HJR 7039, a constitutional amendment that requires justices or judges receive at least 60% of vote to be retained in office starting with 2012 election.

HB 7101, a statutory change that replaces entirely the state’s existing judicial nominating commissions. New commissions would be selected entirely by the governor with no input from the state bar (currently, bar sends three names for each vacancy for the governor to select from). The bill sets terms of the commission members concurrent with the governor and retains provisions that commission members selection should “ensure that, to the extent possible, the membership of the commission reflects the racial, ethnic, and gender diversity, as well as the geographic distribution” of the population and that the Executive Office of the Governor shall provide all administrative support for each judicial nominating commission.

HJR 7111 a constitutional amendment that would rename the existing Supreme Court the Supreme Court of Civil Appeals and create a second court of last resort (a Supreme Court of Criminal Appeals). Both courts would be made up of five justices selected using the existing merit selection system, each with its own judicial nominating commission. The three most senior justices of the existing Supreme Court would transfer to the new Supreme Court of Criminal Appeal and the existing Supreme Court’s pending caseload divided.

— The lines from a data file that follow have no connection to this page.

diff --git a/as_cops_and_thieves_amd/csrc/cat_sim_host.h b/as_cops_and_thieves_amd/csrc/cat_sim_host.h
--- a/as_cops_and_thieves_amd/csrc/cat_sim_host.h
+++ b/as_cops_and_thieves_amd/csrc/cat_sim_host.h
@@ -416,6 +416,32 @@
     return CAT_OK;
 }
 
+extern "C" int cat_plan_constants_host(const cat_config *cfg, const cat_tables *tab, const void *const *blobs, const size_t *sizes, int n_maps,
+                                       const int32_t *slot_map_ids, double *out1)
+{
+    if (!out1) return CAT_ERR_BAD_ARG;
+    if (const int rc = check_create_args(cfg, tab, blobs, sizes, n_maps, true, g_create_err)) return rc;
+    SimPlan plan;
+    if (const int rc = plan_sim(cfg, tab, blobs, sizes, n_maps, slot_map_ids, plan, g_create_err)) return rc;
+    for (const PartPlan &pt : plan.parts)
+        if (memcmp(&pt.p.inv_mass, &plan.base.inv_mass, sizeof(double)) != 0) return CAT_ERR_BAD_CONFIG;
+    out1[0] = plan.base.inv_mass;
+    return CAT_OK;
+}
+
+extern "C" int cat_item_word_host(const unsigned char *t, int n, unsigned char *back, unsigned long long *word)
+{
+    if (!t || !back || n < 0 || n > 8) return CAT_ERR_BAD_ARG;
+    uint64_t w = kItemWordEmpty;
+    for (int j = 0; j < n; j++) {
+        if (t[j] >= 128 && t[j] != kItemNone) return CAT_ERR_BAD_ARG;
+        w = item_word_put(w, j, t[j]);
+    }
+    for (int j = 0; j < 8; j++) back[j] = (unsigned char)item_word_get(w, j);
+    if (word) *word = w;
+    return CAT_OK;
+}
+
 extern "C" int cat_reward_arith_host(const float *cop_lut, const float *thief_lut, float *out)
 {
     if (out)
diff --git a/as_cops_and_thieves_amd/csrc/cat_sim_physics.h b/as_cops_and_thieves_amd/csrc/cat_sim_physics.h
--- a/as_cops_and_thieves_amd/csrc/cat_sim_physics.h
+++ b/as_cops_and_thieves_amd/csrc/cat_sim_physics.h
@@ -292,7 +292,7 @@
     PHASE(pc, 15);
     if (nc == 0) return;
     wave_sync();
-    const double m_inv = 1.0 / p.mass;
+    const double m_inv = p.inv_mass;
     const int q = lane;
     const bool own = q < nc;
     {
diff --git a/as_cops_and_thieves_amd/csrc/cat_sim_plan.h b/as_cops_and_thieves_amd/csrc/cat_sim_plan.h
--- a/as_cops_and_thieves_amd/csrc/cat_sim_plan.h
+++ b/as_cops_and_thieves_amd/csrc/cat_sim_plan.h
@@ -524,6 +524,7 @@
     base.ray_radius = cfg->ray_radius; base.rc = cfg->agent_radius; base.mass = cfg->agent_mass; base.impulse = cfg->impulse;
     base.max_speed = cfg->max_speed; base.term_radius = cfg->termination_radius; base.wall_r = cfg->wall_radius;
     base.term_d2 = radius_lt_threshold(base.term_radius); base.near_d2 = radius_le_threshold(base.rc, base.ray_radius);
+    base.inv_mass = inverse_mass(base.mass);
     base.hot_bytes = RecLayout(A).hot_bytes();
     base.rec_bytes = RecLayout(A).rec_bytes();
     if (base.hot_bytes > kLanes * 16) PLAN_FAIL(CAT_ERR_BAD_CONFIG, "state record of %d bytes exceeds the kernels' register staging", base.hot_bytes);
diff --git a/as_cops_and_thieves_amd/csrc/cat_sim_scheduler.h b/as_cops_and_thieves_amd/csrc/cat_sim_scheduler.h
--- a/as_cops_and_thieves_amd/csrc/cat_sim_scheduler.h
+++ b/as_cops_and_thieves_amd/csrc/cat_sim_scheduler.h
@@ -408,7 +408,7 @@
 
         if (lane < A) {
             const int i = lane;
-            const double m_inv = 1.0 / p.mass;
+            const double m_inv = p.inv_mass;
             int act;
             if (la.actions) act = act_pref;
             else { unsigned rnd[4]; philox_env(p, env, (unsigned)synth_tick, (unsigned)i, 0xAC710u, rnd); act = (int)(rnd[0] & 3u); }
@@ -662,6 +662,16 @@
     if (hipMemcpyFromSymbol(h, HIP_SYMBOL(g_wb_counts), sizeof h) != hipSuccess) return -1;
     for (int i = 0; i < 8; i++) out8[i] = h[i];
     if (reset) { memset(h, 0, sizeof h); if (hipMemcpyToSymbol(HIP_SYMBOL(g_wb_counts), h, sizeof h) != hipSuccess) return -1; }
+    return 0;
+}
+#endif
+#ifdef CAT_ROUND_COUNTS
+extern "C" int cat_debug_round_counts(unsigned long long *out8, int reset)
+{
+    unsigned long long h[8];
+    if (hipMemcpyFromSymbol(h, HIP_SYMBOL(g_round_counts), sizeof h) != hipSuccess) return -1;
+    for (int i = 0; i < 8; i++) out8[i] = h[i];
+    if (reset) { memset(h, 0, sizeof h); if (hipMemcpyToSymbol(HIP_SYMBOL(g_round_counts), h, sizeof h) != hipSuccess) return -1; }
     return 0;
 }
 #endif
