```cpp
constexpr uint32_t kTinyVariant = 19u;
constexpr uint32_t kTinyGrid = 2048u;
inline Shape pick_shape(uint32_t len_hint)
{
    const uint32_t chunks = len_hint ? (len_hint + 15) / 16 + 1 : 96;
    if (chunks <= 8)
        return Shape{kTinyVariant, 4u, 1u, kTinyGrid};
    if (chunks <= 48)
        return Shape{4u, 0u, 0u, 0u};
    if (chunks <= 160)
        return Shape{6u, 0u, 0u, 0u};
    return Shape{2u, 64u, 4u, 0u};
}

inline int check_device()
{
    int n = 0;
    if (hipGetDeviceCount(&n) != hipSuccess || n <= 0) {
        (void)hipGetLastError();
        return RNS_E_NODEVICE;
    }
    return RNS_OK;
}

inline void set_arena(CsumArgs &a, const uint8_t *arena, uint64_t arena_bytes)
{
    const uintptr_t p = reinterpret_cast<uintptr_t>(arena);
    a.base_adjust = p & 15;
    a.arena = reinterpret_cast<const uint8_t *>(p - a.base_adjust);
    a.arena_bytes = arena_bytes + a.base_adjust;
}

inline bool buf_ok(const CsumArgs &a) { return buf_records(a) < kOobOffset; }

inline uint32_t waves64(uint64_t n) { return static_cast<uint32_t>((n + 63) / 64); }

template <class F>
int with_flags(F &&f)
{
    return f();
}
template <class F, class... Rest>
int with_flags(F &&f, bool b, Rest... rest)
{
    auto bind = [&](auto c) { return with_flags([&](auto... cs) { return f(c, cs...); }, rest...); };
    return b ? bind(std::true_type{}) : bind(std::false_type{});
}

template <uint32_t KM, uint32_t... More, class F>
int with_kmax(uint32_t K, F &&f)
{
    if constexpr (sizeof...(More) == 0)
        return f(std::integral_constant<uint32_t, KM>{});
    else
        return K <= KM ? f(std::integral_constant<uint32_t, KM>{}) : with_kmax<More...>(K, f);
}

inline int launch(void (*kernel)(const CsumArgs), dim3 grid, dim3 block, size_t lds, hipStream_t st, const CsumArgs &a)
{
    hipLaunchKernelGGL(kernel, grid, block, lds, st, a);
    return hip_status(hipGetLastError());
}

template <bool S>
int dispatch(const CsumArgs &a, uint32_t variant, uint32_t G, uint32_t U, uint32_t max_blocks, hipStream_t st);
extern template int dispatch<false>(const CsumArgs &, uint32_t, uint32_t, uint32_t, uint32_t, hipStream_t);
extern template int dispatch<true>(const CsumArgs &, uint32_t, uint32_t, uint32_t, uint32_t, hipStream_t);
int launch_strided_tiny(const CsumArgs &a, hipStream_t st);
int dispatch_packed(const CsumArgs &a, const Shape &sh, hipStream_t st);
int launch_fill_packed(const CsumArgs &a, hipStream_t st);
int launch_stream_rx(const CsumArgs &a, hipStream_t st);
int launch_tx_packed(const CsumArgs &a, hipStream_t st);
int launch_strided_rx(const CsumArgs &a, hipStream_t st);
template <bool FILL>
int launch_chain(const CsumArgs &a, uint32_t K, bool nt, bool runs, bool deep, hipStream_t st);
extern template int launch_chain<false>(const CsumArgs &, uint32_t, bool, bool, bool, hipStream_t);
extern template int launch_chain<true>(const CsumArgs &, uint32_t, bool, bool, bool, hipStream_t);
template <bool FILL, bool FIN = false, bool CPT = false>
int launch_txrows(const CsumArgs &a, hipStream_t st);
extern template int launch_txrows<false, false, false>(const CsumArgs &, hipStream_t);
extern template int launch_txrows<true, false, false>(const CsumArgs &, hipStream_t);
extern template int launch_txrows<false, true, false>(const CsumArgs &, hipStream_t);
extern template int launch_txrows<false, true, true>(const CsumArgs &, hipStream_t);
int launch_rx_chain(const CsumArgs &a, uint32_t K, bool nt, hipStream_t st);
int launch_rx_pool(const CsumArgs &a, uint32_t K, bool nt, hipStream_t st);
int launch_fill(const CsumArgs &a, dim3 grid, hipStream_t st);
int launch_rx(const CsumArgs &a, dim3 grid, hipStream_t st);
int launch_tx(const CsumArgs &a, dim3 grid, hipStream_t st);

}
```

rustnetworkstack_amd/csrc/rns_pipeline.hip:

```cpp
#include <hip/hip_runtime.h>

#include <algorithm>
#include <cstdint>
#include <cstring>
#include <mutex>
#include <new>
#include <thread>
#include <vector>

#include "rns_launch.hpp"

using namespace rns;

struct rns_host_ctx {
    struct Slot {
        hipStream_t stream = nullptr;
        hipEvent_t done = nullptr;
        uint8_t *d_arena = nullptr;
        uint64_t *d_off = nullptr;
        uint32_t *d_len = nullptr;
        uint16_t *d_seed = nullptr;
        uint16_t *d_out = nullptr;
        uint64_t *h_off = nullptr;
        uint32_t *h_len = nullptr;
        uint16_t *h_seed = nullptr;
        uint16_t *h_out = nullptr;
        bool busy = false;
        uint32_t i0 = 0, cnt = 0;
    };
    int device = 0;
    uint64_t chunk_bytes = 0;
    uint32_t chunk_packets = 0;
    std::vector<Slot> slots;
    std::mutex mu;
};

namespace {

void free_ctx(rns_host_ctx *c)
{
    if (!c)
        return;
    (void)hipSetDevice(c->device);
    for (auto &s : c->slots) {
        if (s.stream) (void)hipStreamSynchronize(s.stream);
        if (s.done) (void)hipEventDestroy(s.done);
        if (s.stream) (void)hipStreamDestroy(s.stream);
        (void)hipFree(s.d_arena); (void)hipFree(s.d_off); (void)hipFree(s.d_len);
        (void)hipFree(s.d_seed); (void)hipFree(s.d_out);
        (void)hipHostFree(s.h_off); (void)hipHostFree(s.h_len);
        (void)hipHostFree(s.h_seed); (void)hipHostFree(s.h_out);
    }
    delete c;
}

int drain_slot(rns_host_ctx::Slot &s, uint16_t *h_out)
{
    if (!s.busy)
        return RNS_OK;
    s.busy = false;
    int st = hip_status(hipEventSynchronize(s.done));
    if (st == RNS_OK)
        std::memcpy(h_out + s.i0, s.h_out, static_cast<size_t>(s.cnt) * sizeof(uint16_t));
    return st;
}

}

extern "C" {
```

The constitutional amendment specifies the two courts “are to be separate courts of last resort”, this in contrast to the original reports that the proposal would simply expand the existing supreme court into two panels of five. The constitutional amendment would provide the chief justices of these courts would be named by the governor subject to senate confirmation (the current chief justice is chosen by the court itself). While both courts (acting jointly) would still be able to recommend increases in the number of trial judges, rule-making powers of the court(s) would be curtailed by a new provision that “Administration of the court system shall be as provided in general law.” Moreover, the Supreme Court of Criminal Appeals would hear complaints from the state’s Judicial Qualifications Commission.

HB 7119, repeals statutory provisions relating to requirement that district court sit in three judge panels & have majority for decision & requirement that clerk of district court perform duties prescribed by rule of court. This had been noticed for hearing and action previously on March 24 and March 30, but the bill was never taken up for consideration.

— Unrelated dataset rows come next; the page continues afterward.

kwiiyatta_amd/csrc/kwy_selftest.h:

```cpp
#ifndef KWY_SELFTEST_H_
#define KWY_SELFTEST_H_
#ifdef __cplusplus
extern "C" {
#endif
int kwy_debug_smallest_sum_dev(void *stream, const double *values, int problems, int n, int m, double *out);
int kwy_debug_select_paths_dev(void *stream, const double *values, int problems, int n, int m, double *out_ref,
                               double *out_new);
int kwy_debug_select_paths512_dev(void *stream, const double *values, int problems, int n, int m, double *out_ref,
                                  double *out_new);
int kwy_debug_devmath_dev(void *stream, const double *x, int n, double *log_out, double *sin_out, double *cos_out);
int kwy_debug_block_exscan_dev(void *stream, const int *values, int problems, int *offsets, int *totals);
int kwy_debug_rfft_paths_dev(void *stream, const double *x, int problems, int log2n, double *out_old, double *out_new);
int kwy_debug_fft_powers_dev(void *stream, const double *x, int problems, int log2h, int nt, int inverse,
                             double *out_lane, double *out_table, double *tab, double *tab_ref, double *tab_ref_conj);
int kwy_debug_syn_first_passes_dev(void *stream, const double *x, int problems, double *out_dense, double *out_sparse,
                                   double *out_half, double *fold_ref, double *fold_new);
int kwy_debug_fft_half_w_dev(void *stream, const double *x, const double *stale, int problems, int log2h, int inverse,
                             int tail, double *out_dense, double *out_half);
#ifdef __cplusplus
}
#endif
#endif
```

kwiiyatta_amd/csrc/selftest/kwy_selftest.hip:

```cpp
#include <hip/hip_runtime.h>

#include <math.h>
#include <stdint.h>

#include <vector>

#include "../kwy_device.hpp"
#include "../kwy_selftest.h"

#define D4C_NT 256

__global__ __launch_bounds__(D4C_NT) void k_select_selftest(const double *__restrict__ v, int n, int m,
                                                           double *__restrict__ out) {
  constexpr int RK = 9;
  __shared__ __attribute__((aligned(16))) uint32_t hist[KWY_SELECT_WORDS(D4C_NT) + KWY_SELECT_WIDE_WORDS];
  __shared__ double red[2 * D4C_NT / 64];
  const int tid = threadIdx.x;
  const double *x = v + (size_t)blockIdx.x * n;
  unsigned long long key[RK];
#pragma unroll
  for (int r = 0; r < RK; ++r) {
    const int k = tid + D4C_NT * r;
    key[r] = k < n ? (unsigned long long)__double_as_longlong(x[k]) : ~0ull;
  }
// ... 455 lines not shown
  if (rc == 0) {
    const size_t lds = sizeof(kwy_c) * (H + 1);
    hipLaunchKernelGGL(k_twiddle_powers_fill<0>, dim3(1), dim3(64), 0, s, (const kwy_c *)tw, tw + H / 8 + N,
                       KWY_TWP_ENTRIES(LOG2H));
    hipLaunchKernelGGL(k_syn_first_passes_selftest<0>, dim3(problems), dim3(128), lds, s, (const kwy_c *)x, (const kwy_c *)tw,
                       (const kwy_c *)(tw + H / 8 + N), (const kwy_c *)(tw + H / 8), (kwy_c *)out_dense, (kwy_c *)out_sparse,
                       (kwy_c *)out_half, fold_ref, fold_new);
    if (hipGetLastError() != hipSuccess) rc = -2;
  }
  if (hipStreamSynchronize(s) != hipSuccess) rc = -2;
  (void)hipFree(tw);
  return rc;
}

template <int LOG2H, int NT, bool INV, bool TAIL>
__global__ __launch_bounds__(NT) void k_fft_half_w_selftest(const kwy_c *__restrict__ x, const kwy_c *__restrict__ stale,
                                                            const kwy_c *__restrict__ twH, const kwy_c *__restrict__ twP,
                                                            kwy_c *__restrict__ out_dense, kwy_c *__restrict__ out_half) {
  constexpr int H = 1 << LOG2H;
  extern __shared__ double smem[];
  kwy_c *B = (kwy_c *)smem;
  const int tid = threadIdx.x;
  const kwy_c *row = x + (size_t)blockIdx.x * H, *old = stale + (size_t)blockIdx.x * H;
  kwy_c tw4[4];
  kwy_fft_thread_twiddles<LOG2H, NT>(twH, tw4);
#pragma nounroll
  for (int path = 0; path < 2; ++path) {
    kwy_c *o = (path == 0 ? out_dense : out_half) + (size_t)blockIdx.x * H;
    for (int i = tid; i < H; i += NT) B[i] = (path == 0 || i <= H / 2) ? row[i] : old[i];
    __syncthreads();
    if (path == 0) kwy_fft_inplace_w<LOG2H, NT, INV, TAIL>(B, tw4, twP);
    else kwy_fft_inplace_half_w<LOG2H, NT, INV, TAIL>(B, tw4, twP);
    for (int i = tid; i < H; i += NT) o[i] = B[i];
    __syncthreads();
  }
}

template <int LOG2H, int NT, bool INV, bool TAIL>
static int fft_half_w_launch(hipStream_t stream, const kwy_c *x, const kwy_c *stale, int problems, const kwy_c *twH,
                             const kwy_c *twP, kwy_c *out_dense, kwy_c *out_half) {
  const size_t lds = sizeof(kwy_c) * (1 << LOG2H);
  auto kern = k_fft_half_w_selftest<LOG2H, NT, INV, TAIL>;
  if (hipFuncSetAttribute((const void *)kern, hipFuncAttributeMaxDynamicSharedMemorySize, (int)lds) != hipSuccess) return -2;
  hipLaunchKernelGGL(kern, dim3(problems), dim3(NT), lds, stream, x, stale, twH, twP, out_dense, out_half);
  return hipGetLastError() == hipSuccess ? 0 : -2;
}
template <int LOG2H, int NT>
static int fft_half_w_pick(hipStream_t s, bool inv, bool tail, const kwy_c *x, const kwy_c *stale, int problems,
                           const kwy_c *twH, const kwy_c *twP, kwy_c *od, kwy_c *oh) {
  if (inv) return tail ? fft_half_w_launch<LOG2H, NT, true, true>(s, x, stale, problems, twH, twP, od, oh)
                       : fft_half_w_launch<LOG2H, NT, true, false>(s, x, stale, problems, twH, twP, od, oh);
  return tail ? fft_half_w_launch<LOG2H, NT, false, true>(s, x, stale, problems, twH, twP, od, oh)
              : fft_half_w_launch<LOG2H, NT, false, false>(s, x, stale, problems, twH, twP, od, oh);
}

extern "C" int kwy_debug_fft_half_w_dev(void *stream, const double *x, const double *stale, int problems, int log2h,
                                        int inverse, int tail, double *out_dense, double *out_half) {
  if (!x || !stale || !out_dense || !out_half || problems <= 0) return -1;
  if (log2h < 10 || log2h > 12) return -1;
  const int H = 1 << log2h, entries = H / 512;
  std::vector<kwy_c> h(H / 8);
  for (int k = 0; k < H / 8; ++k) { const double a = -2.0 * M_PI * (double)k / (double)H; h[k] = {cos(a), sin(a)}; }
  kwy_c *tw = nullptr;
  if (hipMalloc((void **)&tw, sizeof(kwy_c) * (H / 8 + KWY_TWP_ENTRY * entries)) != hipSuccess) return -2;
  int rc = 0;
  hipStream_t s = (hipStream_t)stream;
  if (hipMemcpy(tw, h.data(), sizeof(kwy_c) * (H / 8), hipMemcpyHostToDevice) != hipSuccess) rc = -2;
  if (rc == 0) {
    kwy_c *tp = tw + H / 8;
    hipLaunchKernelGGL(k_twiddle_powers_fill<0>, dim3(1), dim3(64), 0, s, (const kwy_c *)tw, tp, entries);
    if (hipGetLastError() != hipSuccess) rc = -2;
    const kwy_c *cx = (const kwy_c *)x, *cs = (const kwy_c *)stale;
    kwy_c *od = (kwy_c *)out_dense, *oh = (kwy_c *)out_half;
    if (rc == 0) {
      if (log2h == 10) rc = fft_half_w_pick<10, 256>(s, inverse != 0, tail != 0, cx, cs, problems, tw, tp, od, oh);
      else if (log2h == 11) rc = fft_half_w_pick<11, 256>(s, inverse != 0, tail != 0, cx, cs, problems, tw, tp, od, oh);
      else rc = fft_half_w_pick<12, 512>(s, inverse != 0, tail != 0, cx, cs, problems, tw, tp, od, oh);
    }
  }
  if (hipStreamSynchronize(s) != hipSuccess) rc = -2;
  (void)hipFree(tw);
  return rc;
}
```

Baseline: 3.041 million frames/s.

## Use wave-local FFT passes in the D4C body for the 4096-point transform

For the LOG2N==12 D4C body kernel, the half-size complex FFT now runs a first pass that writes a swizzled LDS layout. The remaining passes are arranged so each wavefront touches only its own data, and a wave-level lgkmcnt fence replaces a workgroup barrier between them. A matching drain reads the final pairs back from that layout. This removes __syncthreads barriers and aims for conflict-free LDS access, at the cost of a hard-coded H=2048/NT=256 layout whose correctness rests on the wave-ownership assumption; a selftest comparing the old and new paths is added.

```diff
diff --git a/kwiiyatta_amd/csrc/kwy_d4c.hip b/kwiiyatta_amd/csrc/kwy_d4c.hip
--- a/kwiiyatta_amd/csrc/kwy_d4c.hip
+++ b/kwiiyatta_amd/csrc/kwy_d4c.hip
@@ -392,6 +392,23 @@
 struct d4c_nt { static constexpr int value = LOG2N >= 13 ? 512 : 256; };
 template <int LOG2N>
 struct d4c_drain { static constexpr bool value = LOG2N == 12; };
+template <int LOG2N>
+struct d4c_body_wl { static constexpr bool value = LOG2N == 12; };
+template <int LOG2H, int NT, bool WL>
+__device__ __forceinline__ void d4c_thread_twiddles(const kwy_c *__restrict__ twH, int t, kwy_c (&w)[4]) {
+  if constexpr (WL) kwy_fftwl_thread_twiddles(twH, t, w);
+  else kwy_fft_thread_twiddles<LOG2H, NT>(twH + (t - (int)threadIdx.x), w);
+}
+template <int LOG2H, int NT, bool WL>
+__device__ __forceinline__ void d4c_fft_sel(kwy_c *z, const kwy_c (&w)[4], const kwy_c *__restrict__ pw, bool half) {
+  if constexpr (WL) { kwy_fftwl_first_sel<false>(z, kwy_tw_reg{w[0]}, half); kwy_fftwl_rest<false>(z, kwy_tw_reg{w[1]}, pw); }
+  else kwy_fft_inplace_sel_w<LOG2H, NT, false, false>(z, w, pw, half);
+}
+template <int LOG2H, int NT, bool WL>
+__device__ __forceinline__ void d4c_fft_drain(const kwy_c *z, kwy_c (&lo)[4], kwy_c (&hi)[4], kwy_c &mid) {
+  if constexpr (WL) kwy_fftwl_tail4_drain<false>(z, lo, hi, mid);
+  else kwy_fft_tail4_drain<LOG2H, NT, false>(z, lo, hi, mid);
+}
 #define D4C_DRAIN_TWC(twN, NT, tid) (twN)[((NT) - (tid)) & ((NT) - 1)]
 template <int LOG2N>
 static constexpr size_t d4c_body_lds() {
@@ -414,6 +431,8 @@
   constexpr int HEX = 16 * NT / N;
   static_assert(HEX >= 1, "workgroup narrower than N/16");
   constexpr bool DRAIN = d4c_drain<LOG2N>::value;
+  constexpr bool WL = d4c_body_wl<LOG2N>::value;
+  static_assert(!WL || DRAIN, "the wave-local transform ends in the drained pass");
 #define D4C_STAMP(n) do { if (dbg && threadIdx.x == 0 && blockIdx.x == (unsigned)dbg[63]) dbg[n] = clock64(); } while (0)
   extern __shared__ double smem[];
   double *tot = smem;
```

HB 7199 would change numerous statutes putting HJR 7111 into effect.

Is the fourth time a charm? Nevada tries yet again to create an intermediate appellate court

Nevada is one of only 10 states + DC without an intermediate appellate court. Like many other states, the state’s constitutional article related to the judiciary locks the state into a supreme court, district courts, justice of the peace courts, and (if the legislature approves, which it has), municipal courts. In 1980 and 1992 voters rejected efforts to amend the constitution to allow, but not require, the legislature to create an intermediate appellate. A third attempt in 2010 (Question 2) was rejected 47/53%.

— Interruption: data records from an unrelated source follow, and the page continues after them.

# marqo-ai/marqo

Hardware: AMD Instinct MI355X
Metric: embeddings/sec (higher is better)
Workload: dtype bf16; 1 GPU; open_clip ViT-B/32 image tower, uint8 224x224 resident in HBM (tower-only), batch 256/GPU; global_batch=256, parallelism=dp1 (replicated weights, sharded items, RCCL all_gather of embeddings), weights=random-init (seed 0) ViT-B-32, last_block_rows=pooled

## Files before the change

### include/marqo_hip.h

```cpp
#ifndef MARQO_HIP_H
#define MARQO_HIP_H

#include <stddef.h>
#include <stdint.h>

#ifdef __cplusplus
extern "C" {
#endif

#define MQ_OK 0
#define MQ_ERR_INVALID (-1)
#define MQ_ERR_HIP (-2)
#define MQ_ERR_WORKSPACE (-3)
#define MQ_ERR_UNSUPPORTED (-4)

#define MQ_ABI_VERSION 15

#define MQ_ACT_NONE 0
#define MQ_ACT_GELU 1
#define MQ_ACT_QUICKGELU 2
#define MQ_ACT_SILU 3
#define MQ_ACT_RELU 4

#define MQ_MASK_NONE 0
// ... 8 lines not shown

#define MQ_VIT_POOL_CLS 0
#define MQ_VIT_POOL_MAP 1
#define MQ_VIT_POOL_AVG 2
#define MQ_VIT_POOL_QUERY 3

#define MQ_EPI_BIAS 1
#define MQ_EPI_GELU 2
#define MQ_EPI_QUICKGELU 4
#define MQ_EPI_RESIDUAL 8
#define MQ_EPI_OUT_F32 16
#define MQ_EPI_OUT_FP8 32


typedef struct mq_block_weights {
    const float* ln1_g; const float* ln1_b;
    const void*  qkv_w; const float* qkv_b;
    const void*  out_w; const float* out_b;
    const float* ln2_g; const float* ln2_b;
    const void*  fc1_w; const float* fc1_b;
    const void*  fc2_w; const float* fc2_b;
    const void*  qkv_w8; const float* qkv_ws;
    const void*  out_w8; const float* out_ws;
    const void*  fc1_w8; const float* fc1_ws;
    const void*  fc2_w8; const float* fc2_ws;
    const void*  qkv_wf; const float* qkv_sf; const float* qkv_bf;
    const void*  fc1_wf; const float* fc1_sf; const float* fc1_bf;
    const float* attn_ln_g; const float* attn_ln_b;
    const float* mlp_ln_g;  const float* mlp_ln_b;
    const void*  out_wf; const float* out_sf; const float* out_bf;
    const void*  fc2_wf; const float* fc2_sf; const float* fc2_bf;
} mq_block_weights;

typedef struct mq_encoder_cfg {
    int32_t width;
    int32_t layers;
    int32_t heads;
    int32_t mlp_dim;
    int32_t act;
    int32_t post_ln;
    int32_t mask;
    float   ln_eps;
    int32_t precision;
    int32_t attn_width;
    int32_t fp8_first_layer;
    int32_t mlp_glu;
    const float* d_fp8_act_scale;
    float*       d_fp8_act_amax;
    const float* d_rope_inv_freq;
    const float* d_rel_bias;
    int32_t      rel_span;
    int32_t      residual_stream;
    int32_t      fp8_mlp_extra;
    int32_t      rope_prefix;
    const float* d_rope_table;
    int32_t      mlp_ln_dim;
    int32_t      reserved2;
} mq_encoder_cfg;


typedef struct mq_map_head {
    const float* q;
    const void*  kv_w;   const float* kv_b;
    const void*  proj_w; const float* proj_b;
    const float* ln_g;   const float* ln_b;
    const void*  fc1_w;  const float* fc1_b;
    const void*  fc2_w;  const float* fc2_b;
} mq_map_head;

typedef struct mq_vit_weights {
    const void*  patch_w;
    const float* cls;
    const float* pos;
    const float* ln_pre_g; const float* ln_pre_b;
    const mq_block_weights* blocks;
    const float* ln_post_g; const float* ln_post_b;
    const void*  proj_w;
    const mq_map_head* map;
    const float* proj_b;
} mq_vit_weights;

typedef struct mq_vit_cfg {
    mq_encoder_cfg enc;
    int32_t image_size;
    int32_t patch_size;
    int32_t out_dim;
    float mean[3];
    float std[3];
    int32_t pool;
    int32_t map_mlp_dim;
    int32_t pool_dim;
    int32_t pool_heads;
} mq_vit_cfg;

typedef struct mq_clip_text_weights {
    const float* tok_emb;
    const float* pos;
    const mq_block_weights* blocks;
    const float* ln_final_g; const float* ln_final_b;
    const void*  proj_w;
    const float* proj_b;
} mq_clip_text_weights;

typedef struct mq_clip_text_cfg {
    mq_encoder_cfg enc;
    int32_t vocab;
    int32_t ctx;
    int32_t out_dim;
    int32_t cls_pos;
} mq_clip_text_cfg;

typedef struct mq_bert_weights {
    const float* word_emb;
    const float* pos_emb;
    const float* type_emb;
    const float* emb_ln_g; const float* emb_ln_b;
    const mq_block_weights* blocks;
    const void*  proj1_w;
    const float* proj1_b;
    const void*  proj2_w;
} mq_bert_weights;

typedef struct mq_bert_cfg {
    mq_encoder_cfg enc;
    int32_t vocab;
    int32_t max_pos;
    int32_t pool;
    int32_t proj_hidden;
    int32_t out_dim;
} mq_bert_cfg;

int         mq_abi_version(void);
const char* mq_last_error(void);
const char* mq_build_arch(void);
int mq_check_device(int device);

int mq_host_gather(const void* const* h_src, const int64_t* h_bytes, const int64_t* h_dst_off, int64_t n, void* h_dst, int32_t threads);
int mq_host_gather_checked(const void* const* h_src, const int64_t* h_bytes, const int64_t* h_dst_off, int64_t n, void* h_dst,
                           int64_t dst_bytes, int32_t threads);

size_t mq_encoder_workspace_bytes(const mq_encoder_cfg* cfg, int64_t rows, int64_t nseq);
size_t mq_vit_workspace_bytes(const mq_vit_cfg* cfg, int64_t n_images);
size_t mq_clip_text_workspace_bytes(const mq_clip_text_cfg* cfg, int64_t rows, int64_t nseq);
size_t mq_bert_workspace_bytes(const mq_bert_cfg* cfg, int64_t rows, int64_t nseq);


int mq_encode_image_u8(const mq_vit_cfg* cfg, const mq_vit_weights* w,
                       const uint8_t* d_pixels, int64_t n, float* d_out, int normalize,
                       void* d_workspace, size_t workspace_bytes, void* stream);

int mq_encode_image_f32(const mq_vit_cfg* cfg, const mq_vit_weights* w,
                        const float* d_pixels, int64_t n, float* d_out, int normalize,
                        void* d_workspace, size_t workspace_bytes, void* stream);
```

Last week, a new effort at creating an intermediate appellate court was introduced in the state’s Assembly (AJR 7) and Senate (SJR 14). Unlike the 2010 version which allowed the legislature to create an intermediate appellate court (called the “court of appeals”) these amendments would directly create the court. The court would have civil and criminal jurisdiction, but the Supreme Court also “shall fix by rule the jurisdiction of the court of appeals.” Interestingly, while the Supreme Court can temporarily “assign down” a court of appeals judge to sit as a supplemental district court judge, temporarily elevations to the court of appeals due to disability or disqualification would be made by the governor. While initially a three-member court, the amendments would allow for expansion by the legislature.

The Senate Judiciary Committee is holding held hearings today and a work session on April 7 on its version, while the Assembly Legislative Operations and Elections Committee will hold hearings on April 5.

FL: Bills to split supreme court and change judicial elections up for hearing on March 17

Tomorrow’s (March 17) House Judiciary Committee, Civil Justice Subcommittee promises to be very active with respect to the state’s judicial structure and election. A podcast of the hearing will be available here and video here.

On the agenda already are:

HJR 1097, a constitutional amendment that ends the state’s merit selection system for future supreme court and district courts of appeals judges. Instead, those seeking initial terms would be appointed by the governor with senate confirmation. HJR 1097 would, however keep retention elections for subsequent terms.

PCB CVJS 11-06, a constitutional amendment that would rename the existing supreme court the Supreme Court of Civil Appeals and create a second court of last resort (a Supreme Court of Criminal Appeals). Both courts would be made up of five justices selected using the existing merit selection system, each with its own judicial nominating commission. The three most senior justices of the existing supreme court would transfer to the new Supreme Court of Criminal Appeal and the existing supreme court’s pending caseload divided.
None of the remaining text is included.